Açıklamaya, Ankara Üniversitesi Eğitim Bilimleri Fakültesi Öğretim Üyesi Prof. Dr. Dilek Gözütok, eski CHP Milletvekili Mustafa Gazalcı, Pir Sultan Abdal Kültür Derneği Kurucu Genel Başkanı Murtaza Demir, Yargıçlar ve Savcılar Birliği (YARSAV) Kurucu Başkanı Ömer Faruk Eminağaoğlu ve Prof. Dr. Ahmet Saltık da katıldı.
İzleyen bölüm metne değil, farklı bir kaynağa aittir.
# codelion/adaptive-classifier

Measured on NVIDIA H100. Metric: queries/sec predict() bert-base 128-tok, 1M x 768 prototypes, higher is better.
Workload: dtype f16

## Files before the change

### adaptive_classifier_b200/csrc/gemm_tc.cuh

```cuda
#pragma once
#include "common.cuh"

namespace ac {

constexpr int GEMM_BLOCK_M = 128;
constexpr int GEMM_BLOCK_N = 128;
constexpr int GEMM_BLOCK_K = 32;
constexpr int GEMM_KIND_TF32 = 0, GEMM_KIND_F16 = 1;
__host__ __device__ constexpr int gemm_block_k(int kind) { return kind == GEMM_KIND_F16 ? 64 : 32; }
constexpr int GEMM_STAGES = 4;
constexpr int GEMM_EPI_COLS = GEMM_BLOCK_N / 2;
constexpr int GEMM_EPI_WARPS = 8;
constexpr int GEMM_MMA_THREAD0 = 32 * GEMM_EPI_WARPS;
constexpr int GEMM_PRODUCER_THREAD = GEMM_MMA_THREAD0 + 128;
constexpr int GEMM_THREADS = GEMM_PRODUCER_THREAD + 128;
constexpr int GEMM_EPI_REGS = 160, GEMM_MMA_REGS = 160, GEMM_PRODUCER_REGS = 24;
static_assert(128 * GEMM_PRODUCER_REGS + 128 * GEMM_MMA_REGS + 256 * GEMM_EPI_REGS <= 65536, "register split exceeds the file");
constexpr int GEMM_A_STAGE_BYTES = GEMM_BLOCK_M * 128;
constexpr int GEMM_B_STAGE_BYTES = GEMM_BLOCK_N * 128;
constexpr int GEMM_STAGE_BYTES = GEMM_A_STAGE_BYTES + GEMM_B_STAGE_BYTES;
constexpr int GEMM_ACC_LD = GEMM_BLOCK_N + 4;
constexpr int GEMM_ACC_BYTES = GEMM_BLOCK_M * GEMM_ACC_LD * 4;
constexpr int GEMM_EPI_STAGE_ROW_BYTES = 80;
constexpr int GEMM_EPI_STAGE_BYTES = 32 * GEMM_EPI_STAGE_ROW_BYTES;
constexpr int GEMM_SMEM_BYTES = GEMM_STAGES * GEMM_STAGE_BYTES + GEMM_ACC_BYTES + GEMM_EPI_WARPS * GEMM_EPI_STAGE_BYTES +
                                1024  + 256 ;
static_assert(GEMM_SMEM_BYTES <= 227 * 1024, "stage ring + accumulator tile do not fit");

#ifndef AC_MBAR_WATCHDOG
#define AC_MBAR_WATCHDOG 1
#endif

__device__ __forceinline__ void mbar_wait_guarded(uint64_t *bar, uint32_t parity) {
#if AC_MBAR_WATCHDOG
    uint32_t spins = 0;
    while (!mbar_try_wait(bar, parity)) {
        if (++spins > (1u << 26)) __trap();
    }
#else
    mbar_wait(bar, parity);
#endif
}

struct GemmTileInfo {
    int m0, n0;
    int tile_iter;
};

__device__ __forceinline__ int gemm_epi_chalf() { return ((threadIdx.x >> 5) >> 1) & 1; }

template <class Epi, bool kMFastest = false, int kKind = GEMM_KIND_TF32>
__global__ void __launch_bounds__(GEMM_THREADS, 1)
gemm_tc_kernel(const __grid_constant__ CUtensorMap tmap_a, const __grid_constant__ CUtensorMap tmap_b,
               int M, int N, int K, Epi epi) {
    if (epi.skip_kernel()) return;
    extern __shared__ uint8_t smem_raw[];
    uint8_t *smem = reinterpret_cast<uint8_t *>((reinterpret_cast<uintptr_t>(smem_raw) + 1023) & ~uintptr_t(1023));
    uint8_t *smem_a = smem;
    uint8_t *smem_b = smem + GEMM_STAGES * GEMM_A_STAGE_BYTES;
    float *acc_tile = reinterpret_cast<float *>(smem + GEMM_STAGES * GEMM_STAGE_BYTES);
    uint8_t *epi_stage = smem + GEMM_STAGES * GEMM_STAGE_BYTES + GEMM_ACC_BYTES;
    uint64_t *bars = reinterpret_cast<uint64_t *>(epi_stage + GEMM_EPI_WARPS * GEMM_EPI_STAGE_BYTES);
    uint64_t *full_bar = bars;
    uint64_t *empty_bar = bars + GEMM_STAGES;
    uint64_t *acc_full = bars + 2 * GEMM_STAGES;
    uint64_t *acc_empty = acc_full + 1;

    const int warp = threadIdx.x >> 5;
    const int lane = threadIdx.x & 31;
    const int tiles_m = (M + GEMM_BLOCK_M - 1) / GEMM_BLOCK_M;
    const int tiles_n = (N + GEMM_BLOCK_N - 1) / GEMM_BLOCK_N;
    const int num_tiles = tiles_m * tiles_n;
    constexpr int BK = gemm_block_k(kKind);
    const int num_kb = (K + BK - 1) / BK;
    const int my_tiles = (num_tiles - static_cast<int>(blockIdx.x) + static_cast<int>(gridDim.x) - 1) / static_cast<int>(gridDim.x);

    if (threadIdx.x == GEMM_PRODUCER_THREAD) {
        tma_prefetch_desc(&tmap_a);
        tma_prefetch_desc(&tmap_b);
        for (int s = 0; s < GEMM_STAGES; ++s) {
            mbar_init(&full_bar[s], 1);
            mbar_init(&empty_bar[s], 4);
        }
        mbar_init(acc_full, 128);
        mbar_init(acc_empty, 32 * GEMM_EPI_WARPS);
        fence_mbar_init();
    }
    __syncthreads();

    if (threadIdx.x >= GEMM_PRODUCER_THREAD) {
        setmaxnreg_dec<GEMM_PRODUCER_REGS>();
        if (threadIdx.x == GEMM_PRODUCER_THREAD) {
            int stage = 0;
            uint32_t phase = 0;
            for (int tile = blockIdx.x; tile < num_tiles; tile += gridDim.x) {
                const int m0 = (kMFastest ? tile % tiles_m : tile / tiles_n) * GEMM_BLOCK_M;
                const int n0 = (kMFastest ? tile / tiles_m : tile % tiles_n) * GEMM_BLOCK_N;
                for (int kb = 0; kb < num_kb; ++kb) {
                    mbar_wait_guarded(&empty_bar[stage], phase ^ 1);
                    mbar_arrive_expect_tx(&full_bar[stage], GEMM_STAGE_BYTES);
                    tma_load_2d(smem_a + stage * GEMM_A_STAGE_BYTES, &tmap_a, &full_bar[stage], kb * BK, m0);
                    tma_load_2d(smem_b + stage * GEMM_B_STAGE_BYTES, &tmap_b, &full_bar[stage], kb * BK, n0);
                    if (++stage == GEMM_STAGES) { stage = 0; phase ^= 1; }
                }
            }
        }
        return;
    }

    if (threadIdx.x >= GEMM_MMA_THREAD0) {
        setmaxnreg_inc<GEMM_MMA_REGS>();
        const uint64_t a_desc0 = wgmma_desc_sw128(smem_u32(smem_a));
        const uint64_t b_desc0 = wgmma_desc_sw128(smem_u32(smem_b));
        int stage = 0;
        uint32_t phase = 0;
        for (int it = 0; it < my_tiles; ++it) {
            float acc0[64], acc1[64];
#pragma unroll
            for (int j = 0; j < 64; ++j) { acc0[j] = 0.f; acc1[j] = 0.f; }
            int prev_stage = -1;
            for (int kb = 0; kb < num_kb; ++kb) {
                mbar_wait_guarded(&full_bar[stage], phase);
                const uint64_t a_desc = a_desc0 + stage * (GEMM_A_STAGE_BYTES >> 4);
                const uint64_t b_desc = b_desc0 + stage * (GEMM_B_STAGE_BYTES >> 4);
                wgmma_fence();
#pragma unroll
                for (int k = 0; k < 4; ++k) {
                    if (kKind == GEMM_KIND_F16) {
                        wgmma_m64n128_f16(acc0, a_desc + 2 * k, b_desc + 2 * k, 1u);
                        wgmma_m64n128_f16(acc1, a_desc + 512 + 2 * k, b_desc + 2 * k, 1u);
                    } else {
                        wgmma_m64n128_tf32(acc0, a_desc + 2 * k, b_desc + 2 * k, 1u);
                        wgmma_m64n128_tf32(acc1, a_desc + 512 + 2 * k, b_desc + 2 * k, 1u);
                    }
                }
                wgmma_commit();
                wgmma_wait<1>();
                __syncwarp();
                if (prev_stage >= 0 && lane == 0) mbar_arrive(&empty_bar[prev_stage]);
                prev_stage = stage;
                if (++stage == GEMM_STAGES) { stage = 0; phase ^= 1; }
            }
            wgmma_wait<0>();
            __syncwarp();
            if (lane == 0) mbar_arrive(&empty_bar[prev_stage]);

            mbar_wait_guarded(acc_empty, (it & 1) ^ 1);
            wgmma_store_acc(acc0, acc_tile, GEMM_ACC_LD);
            wgmma_store_acc(acc1, acc_tile + 64 * GEMM_ACC_LD, GEMM_ACC_LD);
            mbar_arrive(acc_full);
        }
        return;
    }

    setmaxnreg_inc<GEMM_EPI_REGS>();
    const int wg = warp >> 2;
    const int q = 2 * wg + (warp & 1);
    const int chalf = gemm_epi_chalf();
    typename Epi::State est;
    epi.begin_cta(est, q, lane);
    const float *acc_row = acc_tile + (q * 32 + lane) * GEMM_ACC_LD;
    for (int it = 0; it < my_tiles; ++it) {
        const int tile = static_cast<int>(blockIdx.x) + it * static_cast<int>(gridDim.x);
        GemmTileInfo ti;
        ti.m0 = (kMFastest ? tile % tiles_m : tile / tiles_n) * GEMM_BLOCK_M;
        ti.n0 = (kMFastest ? tile / tiles_m : tile % tiles_n) * GEMM_BLOCK_N;
        ti.tile_iter = it;
        const int row = ti.m0 + q * 32 + lane;
        const int c_lo = chalf * GEMM_EPI_COLS;
        constexpr int kDist = Epi::kPrefetchDist, kBufs = kDist + 1, kChunks = GEMM_EPI_COLS / 32;
#pragma unroll
        for (int d = 0; d < kDist; ++d)
            if (d < kChunks) epi.prefetch(est, ti, row, ti.n0 + c_lo + 32 * d, lane, d % kBufs);

        mbar_wait_guarded(acc_full, it & 1);
#pragma unroll (Epi::kUnrollChunks)
        for (int ci = 0; ci < kChunks; ++ci) {
            const int c = c_lo + 32 * ci;
            if (ci + kDist < kChunks) epi.prefetch(est, ti, row, ti.n0 + c + 32 * kDist, lane, (ci + kDist) % kBufs);
            float v[32];
            acc_row_ld32(acc_row + c, v);
            epi.tile(est, ti, row, ti.n0 + c, v, epi_stage + warp * GEMM_EPI_STAGE_BYTES, lane, ci % kBufs, acc_row + c);
        }
        mbar_arrive(acc_empty);
    }
    epi.end_cta(est, q, lane);
}

template <class Epi, bool kMFastest = false, int kKind = GEMM_KIND_TF32>
int launch_gemm_tc(const CUtensorMap &ta, const CUtensorMap &tb, int M, int N, int K, const Epi &epi,
                   cudaStream_t stream, int max_ctas = 0, int prof_cls = PROF_GEMM_LINEAR, double prof_bytes = 0.0) {
    auto kern = gemm_tc_kernel<Epi, kMFastest, kKind>;
    static bool attr_set[64] = {};
    int dev = 0;
    AC_CUDA(cudaGetDevice(&dev));
    if (dev < 0 || dev >= 64 || !attr_set[dev]) {
        AC_CUDA(cudaFuncSetAttribute(kern, cudaFuncAttributeMaxDynamicSharedMemorySize, GEMM_SMEM_BYTES));
        if (dev >= 0 && dev < 64) attr_set[dev] = true;
    }
    const int tiles = ((M + GEMM_BLOCK_M - 1) / GEMM_BLOCK_M) * ((N + GEMM_BLOCK_N - 1) / GEMM_BLOCK_N);
    int ctas = sm_count();
    if (max_ctas > 0 && max_ctas < ctas) ctas = max_ctas;
    if (tiles < ctas) ctas = tiles;
    if (ctas <= 0) return AC_OK;
    const int slot = prof_begin(prof_cls, 2.0 * M * static_cast<double>(N) * K, prof_bytes, stream);
    kern<<<ctas, GEMM_THREADS, GEMM_SMEM_BYTES, stream>>>(ta, tb, M, N, K, epi);
    prof_end(slot, stream);
    AC_LAUNCH_CHECK();
    return AC_OK;
}

}
```

Before: 18050.

## Stagger the two MMA accumulator halves so each epilogue half overlaps the next tile

```diff
diff --git a/adaptive_classifier_b200/csrc/gemm_tc.cuh b/adaptive_classifier_b200/csrc/gemm_tc.cuh
--- a/adaptive_classifier_b200/csrc/gemm_tc.cuh
+++ b/adaptive_classifier_b200/csrc/gemm_tc.cuh
@@ -42,6 +42,36 @@
 #endif
 }
 
+__device__ __forceinline__ void mbar_wait_mma(uint64_t *bar, uint32_t parity, bool &stuck) {
+#if AC_MBAR_WATCHDOG
+    uint32_t spins = 0;
+    while (!stuck && !mbar_try_wait(bar, parity)) {
+        if (++spins > (1u << 26)) stuck = true;
+    }
+#else
+    mbar_wait(bar, parity);
+#endif
+}
+__device__ __forceinline__ void gemm_wait_full(uint64_t *full_bar, int g, bool &stuck) {
+    mbar_wait_mma(&full_bar[g % GEMM_STAGES], (g / GEMM_STAGES) & 1, stuck);
+}
+template <int kKind>
+__device__ __forceinline__ void gemm_issue_kblock(float (&acc)[64], uint64_t a_desc0, uint64_t b_desc0, int g, int a_rows) {
+    const int s = g % GEMM_STAGES;
+    const uint64_t a_desc = a_desc0 + s * (GEMM_A_STAGE_BYTES >> 4) + a_rows;
+    const uint64_t b_desc = b_desc0 + s * (GEMM_B_STAGE_BYTES >> 4);
+    wgmma_fence();
+#pragma unroll
+    for (int k = 0; k < 4; ++k) {
+        if (kKind == GEMM_KIND_F16) wgmma_m64n128_f16(acc, a_desc + 2 * k, b_desc + 2 * k, 1u);
+        else wgmma_m64n128_tf32(acc, a_desc + 2 * k, b_desc + 2 * k, 1u);
+    }
+}
+__device__ __forceinline__ void gemm_release(uint64_t *empty_bar, int g, int lane) {
+    __syncwarp();
+    if (lane == 0) mbar_arrive(&empty_bar[g % GEMM_STAGES]);
+}
+
 struct GemmTileInfo {
     int m0, n0;
     int tile_iter;
@@ -64,7 +94,7 @@
     uint64_t *full_bar = bars;
     uint64_t *empty_bar = bars + GEMM_STAGES;
     uint64_t *acc_full = bars + 2 * GEMM_STAGES;
-    uint64_t *acc_empty = acc_full + 1;
+    uint64_t *acc_empty = acc_full + 2;
 
     const int warp = threadIdx.x >> 5;
     const int lane = threadIdx.x & 31;
@@ -82,8 +112,10 @@
             mbar_init(&full_bar[s], 1);
             mbar_init(&empty_bar[s], 4);
         }
-        mbar_init(acc_full, 128);
-        mbar_init(acc_empty, 32 * GEMM_EPI_WARPS);
+        for (int h = 0; h < 2; ++h) {
+            mbar_init(&acc_full[h], 128);
+            mbar_init(&acc_empty[h], 128);
+        }
         fence_mbar_init();
     }
     __syncthreads();
@@ -112,44 +144,51 @@
         setmaxnreg_inc<GEMM_MMA_REGS>();
         const uint64_t a_desc0 = wgmma_desc_sw128(smem_u32(smem_a));
         const uint64_t b_desc0 = wgmma_desc_sw128(smem_u32(smem_b));
-        int stage = 0;
-        uint32_t phase = 0;
+        const int last_kb = num_kb - 1;
+        int ga = 0, gb = 0;
+        bool stuck = false;
+        float acc0[64], acc1[64];
+#pragma unroll
+        for (int j = 0; j < 64; ++j) { acc0[j] = 0.f; acc1[j] = 0.f; }
         for (int it = 0; it < my_tiles; ++it) {
-            float acc0[64], acc1[64];
-#pragma unroll
-            for (int j = 0; j < 64; ++j) { acc0[j] = 0.f; acc1[j] = 0.f; }
-            int prev_stage = -1;
-            for (int kb = 0; kb < num_kb; ++kb) {
-                mbar_wait_guarded(&full_bar[stage], phase);
-                const uint64_t a_desc = a_desc0 + stage * (GEMM_A_STAGE_BYTES >> 4);
-                const uint64_t b_desc = b_desc0 + stage * (GEMM_B_STAGE_BYTES >> 4);
-                wgmma_fence();
-#pragma unroll
-                for (int k = 0; k < 4; ++k) {
-                    if (kKind == GEMM_KIND_F16) {
-                        wgmma_m64n128_f16(acc0, a_desc + 2 * k, b_desc + 2 * k, 1u);
-                        wgmma_m64n128_f16(acc1, a_desc + 512 + 2 * k, b_desc + 2 * k, 1u);
-                    } else {
-                        wgmma_m64n128_tf32(acc0, a_desc + 2 * k, b_desc + 2 * k, 1u);
-                        wgmma_m64n128_tf32(acc1, a_desc + 512 + 2 * k, b_desc + 2 * k, 1u);
-                    }
-                }
+            gemm_wait_full(full_bar, ga, stuck);
+            gemm_issue_kblock<kKind>(acc0, a_desc0, b_desc0, ga++, 0);
+            wgmma_commit();
+            if (it > 0) {
+                wgmma_wait<0>();
+                gemm_release(empty_bar, gb - 1, lane);
+                mbar_wait_mma(&acc_empty[1], it & 1, stuck);
+                wgmma_store_acc(acc1, acc_tile + 64 * GEMM_ACC_LD, GEMM_ACC_LD);
+                mbar_arrive(&acc_full[1]);
+#pragma unroll
+                for (int j = 0; j < 64; ++j) acc1[j] = 0.f;
+            }
+            for (int kb = 0; kb < last_kb; ++kb) {
+                gemm_issue_kblock<kKind>(acc1, a_desc0, b_desc0, gb++, 512);
+                wgmma_commit();
+                gemm_wait_full(full_bar, ga, stuck);
+                gemm_issue_kblock<kKind>(acc0, a_desc0, b_desc0, ga++, 0);
                 wgmma_commit();
                 wgmma_wait<1>();
-                __syncwarp();
-                if (prev_stage >= 0 && lane == 0) mbar_arrive(&empty_bar[prev_stage]);
-                prev_stage = stage;
-                if (++stage == GEMM_STAGES) { stage = 0; phase ^= 1; }
+                gemm_release(empty_bar, gb - 1, lane);
             }
-            wgmma_wait<0>();
-            __syncwarp();
-            if (lane == 0) mbar_arrive(&empty_bar[prev_stage]);
-
-            mbar_wait_guarded(acc_empty, (it & 1) ^ 1);
+            gemm_issue_kblock<kKind>(acc1, a_desc0, b_desc0, gb++, 512);
+            wgmma_commit();
+            wgmma_wait<1>();
+            mbar_wait_mma(&acc_empty[0], (it & 1) ^ 1, stuck);
             wgmma_store_acc(acc0, acc_tile, GEMM_ACC_LD);
+            mbar_arrive(&acc_full[0]);
+#pragma unroll
+            for (int j = 0; j < 64; ++j) acc0[j] = 0.f;
+        }
+        wgmma_wait<0>();
+        if (my_tiles > 0) {
+            gemm_release(empty_bar, gb - 1, lane);
+            mbar_wait_mma(&acc_empty[1], my_tiles & 1, stuck);
             wgmma_store_acc(acc1, acc_tile + 64 * GEMM_ACC_LD, GEMM_ACC_LD);
-            mbar_arrive(acc_full);
-        }
+            mbar_arrive(&acc_full[1]);
+        }
+        if (stuck) __trap();
         return;
     }
 
@@ -173,7 +212,7 @@
         for (int d = 0; d < kDist; ++d)
             if (d < kChunks) epi.prefetch(est, ti, row, ti.n0 + c_lo + 32 * d, lane, d % kBufs);
 
-        mbar_wait_guarded(acc_full, it & 1);
+        mbar_wait_guarded(&acc_full[wg], it & 1);
 #pragma unroll (Epi::kUnrollChunks)
         for (int ci = 0; ci < kChunks; ++ci) {
             const int c = c_lo + 32 * ci;
@@ -182,7 +221,7 @@
             acc_row_ld32(acc_row + c, v);
             epi.tile(est, ti, row, ti.n0 + c, v, epi_stage + warp * GEMM_EPI_STAGE_BYTES, lane, ci % kBufs, acc_row + c);
         }
-        mbar_arrive(acc_empty);
+        mbar_arrive(&acc_empty[wg]);
     }
     epi.end_cta(est, q, lane);
 }
```

New measurement: 18470, median of 6. 1.02x the previous value.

“BU GERİCİ İSTİBDAT REJİMİNİN ANAYASASINI YAPMAK İÇİN SÜRECİ HIZLANDIRIYORLAR”
Kuruç, şunları söyledi:
“Son dönemlerde, özellikle Mayıs 2023 genel seçimlerinden itibaren gerici saldırıların arttığını, gerici kuşatmanın büyüdüğünü farklı alanlarda yaşıyoruz, görüyoruz. Milli Eğitim Bakanlığı’nın (MEB) uygulaması dinci/gerici müfredat dayatması, kadınlara yönelik gerici hamlelerin, Medeni Kanun’a dönük saldırıların artması, hilafet çağrıları ve hilafet bayraklarıyla ülkenin meydanlarında boy gösteren gerici güruhlar, bütün bunlarla birlikte düşünülmesi gereken anayasa tartışmalarının siyasi iktidar tarafından daha güçlü bir şekilde gündeme getirilmesi, Anayasa Mahkemesi’nin (AYM) Hatay Milletvekili Can Atalay’a dönük olarak aldığı kararın bir diğer yüksek yargı organı olması gereken Yargıtay tarafından tanınmaması bize şunu gösteriyor: Kurdukları bu gerici istibdat rejiminin anayasasını yapmak için bütün bu süreçleri hızlandırıyorlar. Dolayısıyla laikliğin ve cumhuriyetin tamamen tasfiyesi gibi büyük bir tehlikeyle karşı karşıyayız. Laiklik Meclisi olarak biz 25 Eylül’de kuruluşumuzu ilan ettik. 8 Ekim’de eşitlik ve özgürlük için, laiklik bildirgemizi yayınladık. Ve yarın yayınlayacağımız ‘2023 Laiklik İhlalleri Raporu’nu Laiklik Meclisi İzleme Merkezi olarak hazırladık. Ancak bütün bu gelişmeleri göz önünde bulundurursak laiklik mücadelesinin ne kadar yaşamsal olduğunu bir kez daha görüyoruz. Bu nedenle son gelişmelere ve saldırılara dönük olarak Laiklik Meclisi’nin görüşlerini sizlerle paylaşmak istedik.”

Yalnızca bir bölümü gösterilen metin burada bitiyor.